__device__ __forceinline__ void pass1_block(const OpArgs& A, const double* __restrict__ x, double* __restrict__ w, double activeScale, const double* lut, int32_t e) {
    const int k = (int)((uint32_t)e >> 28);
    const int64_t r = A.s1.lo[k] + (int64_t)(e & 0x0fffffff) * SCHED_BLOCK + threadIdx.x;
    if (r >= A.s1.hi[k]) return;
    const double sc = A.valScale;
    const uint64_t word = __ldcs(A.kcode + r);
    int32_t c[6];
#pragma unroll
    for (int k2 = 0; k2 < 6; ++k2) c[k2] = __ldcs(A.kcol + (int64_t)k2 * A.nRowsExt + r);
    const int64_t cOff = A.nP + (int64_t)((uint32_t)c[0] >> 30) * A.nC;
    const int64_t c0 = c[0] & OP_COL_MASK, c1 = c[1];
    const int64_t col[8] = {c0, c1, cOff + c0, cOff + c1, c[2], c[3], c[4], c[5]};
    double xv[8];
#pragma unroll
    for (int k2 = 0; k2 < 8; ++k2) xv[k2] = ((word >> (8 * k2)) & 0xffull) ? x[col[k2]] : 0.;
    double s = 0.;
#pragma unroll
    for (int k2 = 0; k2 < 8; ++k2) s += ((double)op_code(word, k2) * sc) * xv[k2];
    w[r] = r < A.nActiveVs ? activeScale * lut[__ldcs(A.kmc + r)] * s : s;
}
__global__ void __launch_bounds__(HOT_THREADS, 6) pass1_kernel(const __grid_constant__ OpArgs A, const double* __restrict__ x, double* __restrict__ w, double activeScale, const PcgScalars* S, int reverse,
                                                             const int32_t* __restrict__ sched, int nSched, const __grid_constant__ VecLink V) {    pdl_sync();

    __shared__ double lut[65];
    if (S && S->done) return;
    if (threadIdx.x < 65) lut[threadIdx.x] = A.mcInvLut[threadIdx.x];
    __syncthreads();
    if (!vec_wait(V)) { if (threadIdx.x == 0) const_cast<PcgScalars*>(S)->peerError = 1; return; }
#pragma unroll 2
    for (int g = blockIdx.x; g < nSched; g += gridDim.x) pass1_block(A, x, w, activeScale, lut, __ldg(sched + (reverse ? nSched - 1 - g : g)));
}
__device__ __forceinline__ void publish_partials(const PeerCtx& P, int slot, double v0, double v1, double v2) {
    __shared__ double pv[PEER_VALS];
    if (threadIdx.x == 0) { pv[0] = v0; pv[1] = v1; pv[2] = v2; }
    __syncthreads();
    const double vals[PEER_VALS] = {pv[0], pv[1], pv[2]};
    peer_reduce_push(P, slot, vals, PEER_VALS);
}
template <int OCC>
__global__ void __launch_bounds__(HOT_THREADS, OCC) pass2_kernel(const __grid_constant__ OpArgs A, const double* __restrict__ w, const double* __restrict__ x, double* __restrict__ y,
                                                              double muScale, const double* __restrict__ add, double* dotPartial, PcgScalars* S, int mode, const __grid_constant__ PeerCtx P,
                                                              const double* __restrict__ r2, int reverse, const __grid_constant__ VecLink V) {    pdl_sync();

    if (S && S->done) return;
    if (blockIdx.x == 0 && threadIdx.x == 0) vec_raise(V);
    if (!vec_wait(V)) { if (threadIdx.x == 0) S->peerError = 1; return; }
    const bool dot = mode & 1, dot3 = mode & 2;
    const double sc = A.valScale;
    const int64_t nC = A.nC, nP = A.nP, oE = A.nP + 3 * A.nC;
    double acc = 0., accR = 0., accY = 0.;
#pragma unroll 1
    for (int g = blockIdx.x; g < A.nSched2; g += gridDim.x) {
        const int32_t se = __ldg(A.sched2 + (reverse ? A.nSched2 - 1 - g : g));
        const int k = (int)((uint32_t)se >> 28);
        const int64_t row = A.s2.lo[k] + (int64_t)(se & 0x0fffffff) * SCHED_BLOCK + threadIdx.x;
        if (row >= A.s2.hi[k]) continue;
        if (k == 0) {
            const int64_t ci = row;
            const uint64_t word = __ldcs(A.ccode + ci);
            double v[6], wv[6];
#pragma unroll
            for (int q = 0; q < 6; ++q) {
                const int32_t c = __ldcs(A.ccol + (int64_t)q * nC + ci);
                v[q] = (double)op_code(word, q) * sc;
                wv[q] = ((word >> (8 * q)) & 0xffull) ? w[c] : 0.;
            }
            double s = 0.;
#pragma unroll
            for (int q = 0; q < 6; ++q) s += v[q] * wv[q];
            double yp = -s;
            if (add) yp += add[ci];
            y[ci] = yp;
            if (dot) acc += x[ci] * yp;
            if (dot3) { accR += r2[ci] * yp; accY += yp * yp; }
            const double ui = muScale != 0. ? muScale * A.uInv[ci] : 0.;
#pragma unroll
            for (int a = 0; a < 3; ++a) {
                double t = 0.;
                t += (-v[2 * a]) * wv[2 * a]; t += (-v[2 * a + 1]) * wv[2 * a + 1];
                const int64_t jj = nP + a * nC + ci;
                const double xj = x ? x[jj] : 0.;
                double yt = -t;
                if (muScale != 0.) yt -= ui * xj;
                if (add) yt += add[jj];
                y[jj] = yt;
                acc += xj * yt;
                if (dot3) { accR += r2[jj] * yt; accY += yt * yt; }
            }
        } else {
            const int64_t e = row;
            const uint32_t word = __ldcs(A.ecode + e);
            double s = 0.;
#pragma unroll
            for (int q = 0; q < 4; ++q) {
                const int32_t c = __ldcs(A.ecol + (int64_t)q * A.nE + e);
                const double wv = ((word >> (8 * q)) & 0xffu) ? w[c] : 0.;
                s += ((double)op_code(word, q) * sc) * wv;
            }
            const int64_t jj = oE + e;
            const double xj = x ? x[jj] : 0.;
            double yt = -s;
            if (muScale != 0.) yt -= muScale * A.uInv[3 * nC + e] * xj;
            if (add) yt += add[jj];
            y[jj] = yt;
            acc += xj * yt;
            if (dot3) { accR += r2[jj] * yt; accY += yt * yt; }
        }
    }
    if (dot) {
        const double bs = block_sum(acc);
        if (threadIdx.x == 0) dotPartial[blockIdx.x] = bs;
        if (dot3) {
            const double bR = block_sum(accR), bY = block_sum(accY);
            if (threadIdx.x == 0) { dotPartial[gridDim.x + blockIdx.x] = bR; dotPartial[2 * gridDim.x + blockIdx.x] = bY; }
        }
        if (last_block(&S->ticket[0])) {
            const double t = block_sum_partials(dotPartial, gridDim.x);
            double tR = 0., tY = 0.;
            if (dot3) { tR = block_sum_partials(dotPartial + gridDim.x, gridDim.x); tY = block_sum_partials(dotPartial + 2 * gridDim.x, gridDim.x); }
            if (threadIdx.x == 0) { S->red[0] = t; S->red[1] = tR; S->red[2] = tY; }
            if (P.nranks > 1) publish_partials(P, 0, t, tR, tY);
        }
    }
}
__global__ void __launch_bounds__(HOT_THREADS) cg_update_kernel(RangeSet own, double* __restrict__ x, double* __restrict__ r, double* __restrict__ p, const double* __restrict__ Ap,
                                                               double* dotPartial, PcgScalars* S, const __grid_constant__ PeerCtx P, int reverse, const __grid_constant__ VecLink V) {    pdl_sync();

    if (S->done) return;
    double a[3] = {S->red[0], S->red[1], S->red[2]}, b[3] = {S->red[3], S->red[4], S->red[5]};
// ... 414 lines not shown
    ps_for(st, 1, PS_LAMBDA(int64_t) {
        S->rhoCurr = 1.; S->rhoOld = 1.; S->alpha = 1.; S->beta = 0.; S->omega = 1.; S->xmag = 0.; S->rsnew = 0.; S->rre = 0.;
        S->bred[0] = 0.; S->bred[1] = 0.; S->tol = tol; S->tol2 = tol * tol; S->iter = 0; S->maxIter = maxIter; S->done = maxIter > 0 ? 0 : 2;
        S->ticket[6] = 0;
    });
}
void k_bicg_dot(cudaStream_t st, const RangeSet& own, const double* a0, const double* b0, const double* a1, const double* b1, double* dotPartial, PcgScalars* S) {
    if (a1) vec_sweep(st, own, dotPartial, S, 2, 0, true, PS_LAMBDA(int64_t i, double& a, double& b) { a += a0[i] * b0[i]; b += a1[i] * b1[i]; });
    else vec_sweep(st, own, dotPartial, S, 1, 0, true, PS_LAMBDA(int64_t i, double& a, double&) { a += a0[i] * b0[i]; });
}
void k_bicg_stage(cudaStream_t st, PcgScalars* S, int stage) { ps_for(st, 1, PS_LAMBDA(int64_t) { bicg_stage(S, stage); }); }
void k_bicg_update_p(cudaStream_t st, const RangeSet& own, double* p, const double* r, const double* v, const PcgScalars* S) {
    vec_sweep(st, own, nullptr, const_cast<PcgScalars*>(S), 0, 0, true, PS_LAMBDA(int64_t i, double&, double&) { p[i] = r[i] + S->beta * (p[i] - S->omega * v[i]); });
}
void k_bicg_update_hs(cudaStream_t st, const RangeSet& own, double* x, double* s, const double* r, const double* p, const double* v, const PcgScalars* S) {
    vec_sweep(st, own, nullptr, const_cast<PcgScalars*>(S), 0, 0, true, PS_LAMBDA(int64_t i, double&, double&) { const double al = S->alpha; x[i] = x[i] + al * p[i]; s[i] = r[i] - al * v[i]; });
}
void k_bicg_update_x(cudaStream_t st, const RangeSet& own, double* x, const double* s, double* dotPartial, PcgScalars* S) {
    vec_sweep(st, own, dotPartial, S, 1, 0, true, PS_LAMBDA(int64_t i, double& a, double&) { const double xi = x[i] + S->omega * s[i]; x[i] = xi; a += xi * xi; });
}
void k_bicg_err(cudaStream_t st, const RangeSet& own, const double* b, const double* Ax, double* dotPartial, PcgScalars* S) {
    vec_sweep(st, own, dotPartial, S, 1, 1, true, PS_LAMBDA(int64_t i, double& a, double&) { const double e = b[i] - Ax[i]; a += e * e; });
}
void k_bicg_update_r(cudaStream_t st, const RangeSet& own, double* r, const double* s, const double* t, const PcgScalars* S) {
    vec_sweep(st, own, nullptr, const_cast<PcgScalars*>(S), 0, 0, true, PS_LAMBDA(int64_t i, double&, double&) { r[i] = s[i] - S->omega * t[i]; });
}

--- Your assignment ---
Out of the material above, output word for word the line with "for (int k2 = 0; k2 < 6;", the line with "void __launch_bounds__(HOT_THREADS, 6)", and all lines between them, with nothing else.

--- Reply to the exercise ---
    for (int k2 = 0; k2 < 6; ++k2) c[k2] = __ldcs(A.kcol + (int64_t)k2 * A.nRowsExt + r);
    const int64_t cOff = A.nP + (int64_t)((uint32_t)c[0] >> 30) * A.nC;
    const int64_t c0 = c[0] & OP_COL_MASK, c1 = c[1];
    const int64_t col[8] = {c0, c1, cOff + c0, cOff + c1, c[2], c[3], c[4], c[5]};
    double xv[8];
#pragma unroll
    for (int k2 = 0; k2 < 8; ++k2) xv[k2] = ((word >> (8 * k2)) & 0xffull) ? x[col[k2]] : 0.;
    double s = 0.;
#pragma unroll
    for (int k2 = 0; k2 < 8; ++k2) s += ((double)op_code(word, k2) * sc) * xv[k2];
    w[r] = r < A.nActiveVs ? activeScale * lut[__ldcs(A.kmc + r)] * s : s;
}
__global__ void __launch_bounds__(HOT_THREADS, 6) pass1_kernel(const __grid_constant__ OpArgs A, const double* __restrict__ x, double* __restrict__ w, double activeScale, const PcgScalars* S, int reverse,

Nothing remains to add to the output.